■ **INFORMATION**
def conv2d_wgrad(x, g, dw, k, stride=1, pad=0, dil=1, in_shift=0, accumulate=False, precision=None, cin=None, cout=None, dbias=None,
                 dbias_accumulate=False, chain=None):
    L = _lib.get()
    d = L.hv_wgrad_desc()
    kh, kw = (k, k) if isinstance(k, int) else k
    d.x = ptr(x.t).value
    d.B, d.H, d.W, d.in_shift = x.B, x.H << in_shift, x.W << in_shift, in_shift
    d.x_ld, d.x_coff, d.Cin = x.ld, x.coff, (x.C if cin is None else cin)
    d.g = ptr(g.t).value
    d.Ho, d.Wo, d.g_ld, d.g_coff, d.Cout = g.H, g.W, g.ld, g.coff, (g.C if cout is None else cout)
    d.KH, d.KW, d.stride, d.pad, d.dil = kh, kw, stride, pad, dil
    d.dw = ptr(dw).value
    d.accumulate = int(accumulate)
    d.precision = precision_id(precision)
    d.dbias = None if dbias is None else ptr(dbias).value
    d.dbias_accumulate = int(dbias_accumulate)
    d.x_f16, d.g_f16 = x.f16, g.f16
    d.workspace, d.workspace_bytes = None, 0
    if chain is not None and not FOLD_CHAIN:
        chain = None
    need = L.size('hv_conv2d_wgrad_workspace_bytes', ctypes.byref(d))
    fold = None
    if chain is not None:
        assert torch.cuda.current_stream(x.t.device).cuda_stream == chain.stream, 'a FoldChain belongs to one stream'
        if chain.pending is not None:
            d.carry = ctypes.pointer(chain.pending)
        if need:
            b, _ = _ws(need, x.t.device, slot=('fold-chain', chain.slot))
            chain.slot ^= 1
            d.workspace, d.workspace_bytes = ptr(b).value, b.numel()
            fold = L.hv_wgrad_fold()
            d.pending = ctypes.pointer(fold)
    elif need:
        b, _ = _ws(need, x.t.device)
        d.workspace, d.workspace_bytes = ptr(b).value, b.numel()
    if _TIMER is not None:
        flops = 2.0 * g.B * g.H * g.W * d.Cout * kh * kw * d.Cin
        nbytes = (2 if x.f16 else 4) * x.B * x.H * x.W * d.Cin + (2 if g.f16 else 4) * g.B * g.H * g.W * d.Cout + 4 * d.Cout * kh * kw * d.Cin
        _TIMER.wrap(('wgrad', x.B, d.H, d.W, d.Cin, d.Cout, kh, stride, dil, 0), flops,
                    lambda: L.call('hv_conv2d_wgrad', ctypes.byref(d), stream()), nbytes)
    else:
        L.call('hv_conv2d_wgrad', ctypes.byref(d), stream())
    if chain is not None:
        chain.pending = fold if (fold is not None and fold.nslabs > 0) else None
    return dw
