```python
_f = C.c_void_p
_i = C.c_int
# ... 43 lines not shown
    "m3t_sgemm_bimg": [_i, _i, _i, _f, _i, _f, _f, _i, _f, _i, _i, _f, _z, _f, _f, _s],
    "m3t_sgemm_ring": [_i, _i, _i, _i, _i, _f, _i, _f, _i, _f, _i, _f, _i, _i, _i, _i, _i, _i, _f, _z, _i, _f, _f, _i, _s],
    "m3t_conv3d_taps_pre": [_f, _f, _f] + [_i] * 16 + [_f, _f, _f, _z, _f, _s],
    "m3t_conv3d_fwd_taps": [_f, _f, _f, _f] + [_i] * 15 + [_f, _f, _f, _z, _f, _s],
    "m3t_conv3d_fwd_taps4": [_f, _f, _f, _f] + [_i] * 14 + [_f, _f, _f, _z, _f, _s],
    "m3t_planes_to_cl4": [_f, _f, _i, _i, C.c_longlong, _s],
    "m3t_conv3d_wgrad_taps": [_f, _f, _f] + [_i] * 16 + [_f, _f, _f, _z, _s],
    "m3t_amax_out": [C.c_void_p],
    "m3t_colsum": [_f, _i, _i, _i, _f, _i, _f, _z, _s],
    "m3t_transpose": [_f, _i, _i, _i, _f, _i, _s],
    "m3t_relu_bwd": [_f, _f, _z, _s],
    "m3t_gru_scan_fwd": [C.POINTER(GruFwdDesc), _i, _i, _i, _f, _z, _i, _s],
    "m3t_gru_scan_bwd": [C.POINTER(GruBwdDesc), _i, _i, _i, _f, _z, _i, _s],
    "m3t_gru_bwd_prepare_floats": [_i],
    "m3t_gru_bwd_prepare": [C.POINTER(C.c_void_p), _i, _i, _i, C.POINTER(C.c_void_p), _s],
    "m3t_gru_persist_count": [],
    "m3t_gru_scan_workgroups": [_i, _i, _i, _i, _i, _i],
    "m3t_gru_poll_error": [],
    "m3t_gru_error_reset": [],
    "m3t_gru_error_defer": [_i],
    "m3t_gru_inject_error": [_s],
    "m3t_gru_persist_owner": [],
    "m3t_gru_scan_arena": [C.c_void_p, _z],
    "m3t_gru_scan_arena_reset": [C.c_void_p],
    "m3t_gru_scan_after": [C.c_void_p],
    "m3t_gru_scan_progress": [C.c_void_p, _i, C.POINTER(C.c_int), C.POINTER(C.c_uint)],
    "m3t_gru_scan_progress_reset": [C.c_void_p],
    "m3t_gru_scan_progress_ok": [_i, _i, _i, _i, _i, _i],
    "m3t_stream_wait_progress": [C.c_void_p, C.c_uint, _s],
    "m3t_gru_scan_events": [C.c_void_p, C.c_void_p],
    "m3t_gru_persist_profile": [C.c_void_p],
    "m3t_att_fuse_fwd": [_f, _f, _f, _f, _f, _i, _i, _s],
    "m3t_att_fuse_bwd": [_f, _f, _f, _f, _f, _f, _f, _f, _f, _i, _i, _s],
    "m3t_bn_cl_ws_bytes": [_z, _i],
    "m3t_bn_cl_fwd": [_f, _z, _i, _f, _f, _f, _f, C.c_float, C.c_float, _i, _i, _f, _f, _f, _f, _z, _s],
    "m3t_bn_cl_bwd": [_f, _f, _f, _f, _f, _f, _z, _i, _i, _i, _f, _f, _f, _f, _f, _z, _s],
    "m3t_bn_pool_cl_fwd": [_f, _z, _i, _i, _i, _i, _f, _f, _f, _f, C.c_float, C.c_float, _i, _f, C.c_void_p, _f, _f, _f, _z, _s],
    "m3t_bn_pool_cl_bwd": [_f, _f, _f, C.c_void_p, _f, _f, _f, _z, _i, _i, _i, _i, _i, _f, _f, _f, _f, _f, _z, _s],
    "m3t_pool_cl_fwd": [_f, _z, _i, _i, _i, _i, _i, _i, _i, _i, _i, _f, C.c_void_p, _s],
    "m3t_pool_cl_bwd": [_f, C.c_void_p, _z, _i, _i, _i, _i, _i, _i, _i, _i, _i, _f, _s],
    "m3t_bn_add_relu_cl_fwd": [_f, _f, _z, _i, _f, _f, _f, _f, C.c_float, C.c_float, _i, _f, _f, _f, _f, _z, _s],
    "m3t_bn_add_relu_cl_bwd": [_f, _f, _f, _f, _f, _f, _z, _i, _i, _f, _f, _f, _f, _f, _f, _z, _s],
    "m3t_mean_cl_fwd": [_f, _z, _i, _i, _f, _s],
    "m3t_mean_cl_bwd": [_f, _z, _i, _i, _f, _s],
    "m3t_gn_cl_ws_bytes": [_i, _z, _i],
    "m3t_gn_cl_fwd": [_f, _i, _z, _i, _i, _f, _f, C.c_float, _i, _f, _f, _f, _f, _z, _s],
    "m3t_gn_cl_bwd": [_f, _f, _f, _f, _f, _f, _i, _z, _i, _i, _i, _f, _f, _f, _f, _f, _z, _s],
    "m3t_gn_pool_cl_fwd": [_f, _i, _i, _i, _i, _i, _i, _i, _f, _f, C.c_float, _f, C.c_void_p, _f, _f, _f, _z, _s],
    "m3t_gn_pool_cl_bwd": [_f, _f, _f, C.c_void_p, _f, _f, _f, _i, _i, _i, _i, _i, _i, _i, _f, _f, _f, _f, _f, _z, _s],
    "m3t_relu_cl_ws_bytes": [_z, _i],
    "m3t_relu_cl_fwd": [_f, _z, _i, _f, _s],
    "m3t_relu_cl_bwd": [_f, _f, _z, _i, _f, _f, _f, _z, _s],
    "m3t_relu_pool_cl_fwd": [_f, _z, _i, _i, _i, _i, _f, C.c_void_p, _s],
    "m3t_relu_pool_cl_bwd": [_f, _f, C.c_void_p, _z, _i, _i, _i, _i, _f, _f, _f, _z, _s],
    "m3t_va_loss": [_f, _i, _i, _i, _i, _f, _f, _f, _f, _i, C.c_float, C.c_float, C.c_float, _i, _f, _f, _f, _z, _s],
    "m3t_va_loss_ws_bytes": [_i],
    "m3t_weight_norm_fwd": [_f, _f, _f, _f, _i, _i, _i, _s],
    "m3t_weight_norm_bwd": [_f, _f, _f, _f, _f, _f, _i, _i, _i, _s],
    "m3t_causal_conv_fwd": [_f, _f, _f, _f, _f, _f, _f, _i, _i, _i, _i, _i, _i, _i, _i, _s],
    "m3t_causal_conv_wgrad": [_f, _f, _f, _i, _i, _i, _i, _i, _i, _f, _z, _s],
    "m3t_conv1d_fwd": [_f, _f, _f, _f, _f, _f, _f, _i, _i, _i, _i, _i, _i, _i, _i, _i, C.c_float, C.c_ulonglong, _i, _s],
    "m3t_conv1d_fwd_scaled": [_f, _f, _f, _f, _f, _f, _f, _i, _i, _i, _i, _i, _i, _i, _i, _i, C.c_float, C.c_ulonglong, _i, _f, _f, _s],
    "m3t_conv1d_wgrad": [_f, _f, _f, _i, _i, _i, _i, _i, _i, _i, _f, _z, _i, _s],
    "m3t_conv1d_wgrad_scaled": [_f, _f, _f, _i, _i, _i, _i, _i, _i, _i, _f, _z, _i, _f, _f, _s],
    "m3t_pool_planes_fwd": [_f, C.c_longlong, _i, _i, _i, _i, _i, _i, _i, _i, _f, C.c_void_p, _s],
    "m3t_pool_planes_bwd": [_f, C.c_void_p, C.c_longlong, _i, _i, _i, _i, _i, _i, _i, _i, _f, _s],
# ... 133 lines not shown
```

■ **WHAT YOU HAVE TO DO**
After reading the listing above, work out how many lines contain "flops" and reply with that number only.

■ **TASK OUTPUT**
2